早稲田大学・ 方法論セミナー(数理分析) 10

1.目標

 ゲーム理論を用いることで,実際に,政治現象をどのように理解することができるのか,取得,実感してもらうことが目標です.ゲーム理論そのものを学習する段階は終わっていることを前提に,ゲーム理論を分析のツールとして使いこなすトレーニングをしてもらうことを目指します.

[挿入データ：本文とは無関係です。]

+        lds_barrier();                                                                                                     \
+    }
+        FC_CHUNK(0) FC_CHUNK(1) FC_CHUNK(2) FC_CHUNK(3) FC_CHUNK(4) FC_CHUNK(5) FC_CHUNK(6) FC_CHUNK(7)
+#undef FC_CHUNK
+#undef FC_FRAG
+
+#pragma unroll
+        for (int b = 0; b < NB; ++b) {
+            const int trow = 32 * b + r;
+#pragma unroll
+            for (int g = 0; g < 4; ++g) {
+                const uint32_t lo = f2bf(acc[b][4 * g + 0]) | (f2bf(acc[b][4 * g + 1]) << 16);
+                const uint32_t hi = f2bf(acc[b][4 * g + 2]) | (f2bf(acc[b][4 * g + 3]) << 16);
+                *reinterpret_cast<uint2 *>(smem + trow * 512 + (((4 * w + g) ^ (trow & 31)) << 4) + 8 * h) = make_uint2(lo, hi);
+            }
+        }
+        lds_barrier();
+        const float4 gm = reinterpret_cast<const float4 *>(A.gamma)[lane];
+        const float4 bt = reinterpret_cast<const float4 *>(A.beta)[lane];
+        float4 fv[RPW];
+#pragma unroll
+        for (int j = 0; j < RPW; ++j) {
+            const int row = w + RG_WAVES * j;
+            fv[j] = reinterpret_cast<const float4 *>(A.res + (tok0 + (row < n_valid ? row : n_valid - 1)) * A.res_rs)[lane];
+        }
+#pragma unroll
+        for (int j0 = 0; j0 < RPW; j0 += BATCH) {
+            if (w + RG_WAVES * j0 >= n_valid) break;
+            float4 v[BATCH];
+            float s[BATCH];
+#pragma unroll
+            for (int j = 0; j < BATCH; ++j) {
+                const int row = w + RG_WAVES * (j0 + j), rowc = row < n_valid ? row : n_valid - 1;
+                const int64_t tok = tok0 + rowc;
+                const uint2 ab = *reinterpret_cast<const uint2 *>(smem + rowc * 512 + ((((lane >> 1) ^ (rowc & 31))) << 4) + 8 * (lane & 1));
+                float av[4] = {bf2f(ab.x & 0xFFFFu), bf2f(ab.x >> 16), bf2f(ab.y & 0xFFFFu), bf2f(ab.y >> 16)};
+                if (A.thr) {
+                    const uint64_t base = (uint64_t)tok * RG_N + 4 * lane;
+#pragma unroll
+                    for (int q = 0; q < 4; ++q) av[q] = keep_elem(s0, s1, A.thr, base + q) ? av[q] * A.inv_keep : 0.0f;
+                }
+                v[j] = fv[j0 + j];
+                v[j].x += av[0]; v[j].y += av[1]; v[j].z += av[2]; v[j].w += av[3];
+                if (row < n_valid) reinterpret_cast<float4 *>(A.out_f32 + tok * RG_N)[lane] = v[j];
+                s[j] = v[j].x + v[j].y + v[j].z + v[j].w;
+            }
+#pragma unroll
+            for (int j = 0; j < BATCH; ++j) s[j] = wave_sum_dpp(s[j]);
+            float mean[BATCH];
+#pragma unroll
+            for (int j = 0; j < BATCH; ++j) {
+                mean[j] = s[j] * (1.0f / RG_N);
+                v[j].x -= mean[j]; v[j].y -= mean[j]; v[j].z -= mean[j]; v[j].w -= mean[j];
+                s[j] = v[j].x * v[j].x + v[j].y * v[j].y + v[j].z * v[j].z + v[j].w * v[j].w;
+            }
+#pragma unroll
+            for (int j = 0; j < BATCH; ++j) s[j] = wave_sum_dpp(s[j]);
+#pragma unroll
+            for (int j = 0; j < BATCH; ++j) {
+                const int row = w + RG_WAVES * (j0 + j);
+                const int64_t tok = tok0 + row;
+                const float rstd = rsqrtf(s[j] * (1.0f / RG_N) + A.eps);
+                const uint32_t lo = f2bf(v[j].x * rstd * gm.x + bt.x) | (f2bf(v[j].y * rstd * gm.y + bt.y) << 16);
+                const uint32_t hi = f2bf(v[j].z * rstd * gm.z + bt.z) | (f2bf(v[j].w * rstd * gm.w + bt.w) << 16);
+                if (row < n_valid) {
+                    reinterpret_cast<uint2 *>(A.out_bf16 + tok * RG_N)[lane] = make_uint2(lo, hi);
+                    if (lane == 0) {
+                        A.mean[tok] = mean[j];
+                        A.rstd[tok] = rstd;
+                    }
+                }
+            }
+        }
+    }
+}
+
 inline int rg_done() {
     const hipError_t e = hipGetLastError();
     return e == hipSuccess ? 0 : -(1000 + (int)e);
@@ -425,6 +683,37 @@
     A.out_bf16 = (uint16_t *)h; A.eps = eps; A.inv_keep = 1.0f / (1.0f - p_drop); A.thr = (uint32_t)(p_drop * 16777216.0f);
     A.s0 = (uint32_t)seed; A.s1 = (uint32_t)(seed >> 32); A.seed_state = seed_state; A.g_x_period = 1;
     return rg_launch<RG_FWD>(A, (hipStream_t)stream);
+}
+
+extern "C" int g2048_ffn_chain_fwd(const void *u1, int64_t ldu1, const void *w1_packed, const float *b1, void *z, void *mask_bits,
+                                   uint64_t seed1, const uint64_t *seed_state1, const void *w2_packed, const float *b2, const float *x,
+                                   int64_t x_row_stride, const float *gamma, const float *beta, float *x_new, void *h, float *mean,
+                                   float *rstd, int64_t T, float eps, float p_drop, uint64_t seed2, const uint64_t *seed_state2,
+                                   void *stream) {
+    if (!u1 || !w1_packed || !b1 || !z || !w2_packed || !x || !gamma || !beta || !x_new || !h || !mean || !rstd || T <= 0 ||
+        !(p_drop >= 0.f && p_drop < 1.f) || ldu1 < 256 || (ldu1 & 7) || (x_row_stride & 3) || 160 * ldu1 * 2 >= (1ll << 31) ||
+        (((uintptr_t)u1 | (uintptr_t)w1_packed | (uintptr_t)b1 | (uintptr_t)z | (uintptr_t)w2_packed | (uintptr_t)b2 | (uintptr_t)x |
+          (uintptr_t)gamma | (uintptr_t)beta | (uintptr_t)x_new) & 15) ||
+        (((uintptr_t)h | (uintptr_t)mask_bits) & 7))
+        return G2048_EINVAL;
+    FfnChainArgs F{};
+    RowGemmArgs &A = F.rg;
+    A.ldx = 1024; A.w = (const __bf16 *)w2_packed; A.bias = b2; A.T = T; A.K = 1024;
+    A.w_tile_stride = (int64_t)(1024 >> 4) * 512; A.extra_period = 1;
+    A.res = x; A.res_rs = x_row_stride; A.gamma = gamma; A.beta = beta; A.mean = mean; A.rstd = rstd; A.out_f32 = x_new;
+    A.out_bf16 = (uint16_t *)h; A.eps = eps; A.inv_keep = 1.0f / (1.0f - p_drop); A.thr = (uint32_t)(p_drop * 16777216.0f);
+    A.s0 = (uint32_t)seed2; A.s1 = (uint32_t)(seed2 >> 32); A.seed_state = seed_state2; A.g_x_period = 1;
+    F.u1 = (const __bf16 *)u1; F.ldu1 = ldu1; F.w1 = (const __bf16 *)w1_packed; F.b1 = b1; F.z = (uint16_t *)z;
+    F.bits = (uint32_t *)mask_bits; F.inv_keep1 = 1.0f / (1.0f - p_drop); F.thr16 = (uint32_t)(p_drop * 65536.0f + 0.5f);
+    F.s0 = (uint32_t)seed1; F.s1 = (uint32_t)(seed1 >> 32); F.seed_state1 = p_drop > 0.f ? seed_state1 : nullptr;
+    int64_t t = (T + 255) / 256;
+    A.tpw = (int)(t < 32 ? 32 : t > 160 ? 160 : t);
+    const int64_t tiles = (T + A.tpw - 1) / A.tpw;
+    const unsigned grid = (unsigned)(tiles < 256 ? tiles : 256);
+    const void *fn = reinterpret_cast<const void *>(k_ffn_chain<8>);
+    if (hipFuncSetAttribute(fn, hipFuncAttributeMaxDynamicSharedMemorySize, FC_LDS) != hipSuccess) return -(1000 + (int)hipGetLastError());
+    hipLaunchKernelGGL((k_ffn_chain<8>), dim3(grid), dim3(RG_THREADS), FC_LDS, (hipStream_t)stream, F);
+    return rg_done();
 }
 
 extern "C" int g2048_linear_add_ln_bwd(const void *dy, int64_t lddy, const void *wt_packed, int64_t wt_tile_stride, int K,
diff --git a/2048-ppo-agent_amd/src/g2048/native.py b/2048-ppo-agent_amd/src/g2048/native.py
--- a/2048-ppo-agent_amd/src/g2048/native.py
+++ b/2048-ppo-agent_amd/src/g2048/native.py
@@ -66,6 +66,8 @@
     "g2048_reduce_jobs": [_vp, _i32, _vp],
     "g2048_linear_add_ln_fwd": [_vp, _i64, _vp, _vp, _i32, _vp, _i64, _vp, _vp, _vp, _vp, _vp, _vp, _i64, C.c_float, C.c_float,
                                 C.c_uint64, _vp, _vp],
+    "g2048_ffn_chain_fwd": [_vp, _i64, _vp, _vp, _vp, _vp, C.c_uint64, _vp, _vp, _vp, _vp, _i64, _vp, _vp, _vp, _vp, _vp, _vp, _i64,
+                            C.c_float, C.c_float, C.c_uint64, _vp, _vp],
     "g2048_linear_add_ln_bwd_partial_rows": [_i64],
     "g2048_linear_add_ln_bwd": [_vp, _i64, _vp, _i64, _i32, _vp, _i64, _vp, _i32, _vp, _i32, _vp, _vp, _vp, _vp, _vp, _vp, _i64,
                                 C.c_float, C.c_uint64, _vp, _vp],
@@ -384,7 +386,11 @@
 
 
 def linear_add_ln_fwd(u2, w_packed, bias, x_ptr: int, x_row_stride: int, gamma, beta, x_new, h, mean, rstd, eps: float,
-                      p_drop: float, seed: int, seed_state: int = 0):
+                      p_drop: float, seed: int, seed_state: int = 0, lin1=None):
+    if lin1 is not None:
+        u1, w1_packed, b1, mask, seed1, seed_state1 = lin1
+        return ffn_chain_fwd(u1, w1_packed, b1, u2, mask, seed1, seed_state1, w_packed, bias, x_ptr, x_row_stride, gamma, beta, x_new,
+                             h, mean, rstd, eps, p_drop, seed, seed_state)
     if not rowgemm_ok(u2, w_packed):
         raise NativeError(f"linear_add_ln_fwd: operands {tuple(u2.shape)} (strides {u2.stride()}) x packed {w_packed.numel()} not supported")
     T, K = u2.shape
@@ -572,6 +578,31 @@
     return new_logp, sums, dlogits, dvalues
 
 
+def ffn_chain_ok(u1: torch.Tensor, w1_packed, w2_packed) -> bool:
+    return (u1.dim() == 2 and u1.is_cuda and u1.dtype == torch.bfloat16 and u1.shape[1] == 256 and u1.stride(1) == 1
+            and u1.shape[0] > 0 and u1.stride(0) >= 256 and u1.stride(0) % 8 == 0 and u1.data_ptr() % 16 == 0
+            and 160 * u1.stride(0) * 2 < 2 ** 31
+            and all(w is not None and w.is_cuda and w.dtype == torch.bfloat16 and w.is_contiguous() and w.numel() == 1024 * 256
+                    and w.data_ptr() % 16 == 0 for w in (w1_packed, w2_packed)))
+
+
+def ffn_chain_fwd(u1, w1_packed, b1, z, mask, seed1: int, seed_state1: int, w2_packed, b2, x_ptr: int, x_row_stride: int, gamma, beta,
+                  x_new, h, mean, rstd, eps: float, p_drop: float, seed2: int, seed_state2: int = 0):
+    if not ffn_chain_ok(u1, w1_packed, w2_packed):
+        raise NativeError(f"ffn_chain_fwd: operands {tuple(u1.shape)} (strides {u1.stride()}) not supported")
+    T = u1.shape[0]
+    bf = torch.bfloat16
+    if mask is not None and (mask.dtype != u8 or not mask.is_cuda or mask.numel() != load().g2048_ffn_mask_bytes(T, 1024)):
+        raise NativeError(f"ffn_chain_fwd: the mask does not belong to a [{T}, 1024] forward call")
+    _check(load().g2048_ffn_chain_fwd(u1.data_ptr(), u1.stride(0), w1_packed.data_ptr(), _dev(b1, f32, 1024, "b1"),
+                                      _dev(z, bf, 1024 * T, "z"), None if mask is None else mask.data_ptr(), int(seed1) & (2 ** 64 - 1),
+                                      seed_state1 or None, w2_packed.data_ptr(), _dev(b2, f32, 256, "b2", optional=True), x_ptr,
+                                      int(x_row_stride), _dev(gamma, f32, 256, "gamma"), _dev(beta, f32, 256, "beta"),
+                                      _dev(x_new, f32, 256 * T, "x_new"), _dev(h, bf, 256 * T, "h"), _dev(mean, f32, T, "mean"),
+                                      _dev(rstd, f32, T, "rstd"), T, float(eps), float(p_drop), int(seed2) & (2 ** 64 - 1),
+                                      seed_state2 or None, _stream()), "g2048_ffn_chain_fwd")
+
+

 言い方を変えれば,この講義は,導入段階の取得者に対して,advancedではなくappliedな内容を提供するものです.また,その方法として,関連文献の多読ではなく,自分自身での作業を行うという方向性をもっています.

2.方法

 例題を解いてもらいます.といっても,これまでゲーム理論の学習で行ってきたような,解を求めるたぐいの例題とは異なります.ここで行うのは,ゲームそのものを構築してもらうことです.分析対象となる政治的事象(担当者の専門の関係から,現代国内政治が中心となります.あしからずご了承ください)を,こちらから与えますので,ゲーム理論を用いて,それを適切に分析してください.ゲームの構造をどのように設定すればその事象を捉えられるか,解はどのようなものになるか(いかなる均衡概念を用いるか),いかなる含意がそこから得られるか,さらに,実証研究にどのようにつなげていくかといった四点を検討してもらいます.

 その後,各自の分析をプレゼンテーションしてもらいます.報告に対して担当者を含め全員でディスカッションを行います.

 合宿形式であることのメリットを生かすべく,次のように進めることを考えています.初日の午後は,その場で軽めの課題を提示し,肩慣らしをしてもらった上で,次の日に向けての課題を提示します.したがってその日の夕方〜夜に作業を進めてもらうこととなります.二日目の午前と午後にその報告と検討を行います.再び三日目に向けての課題を提示しますので,二日目の夕方に作業を進めてください.三日目の午前中に報告と検討を行います.

 ゲームの種類でいうと,次のようなものを扱う予定です.

 初日(課題1から4);完全完備情報,プレイヤーが2から数名のもの,政策選択をめぐるゲーム

 二日目;不完全情報,不完備情報のモデル.プレイヤーが多人数のもの,政策選択以外のゲーム

3.評価

 議論や作業に積極的に参加し,二日目夜の課題について,三日目の検討を踏まえながら,帰宅後,文章化してレポートとして提出することによって単位を認定します.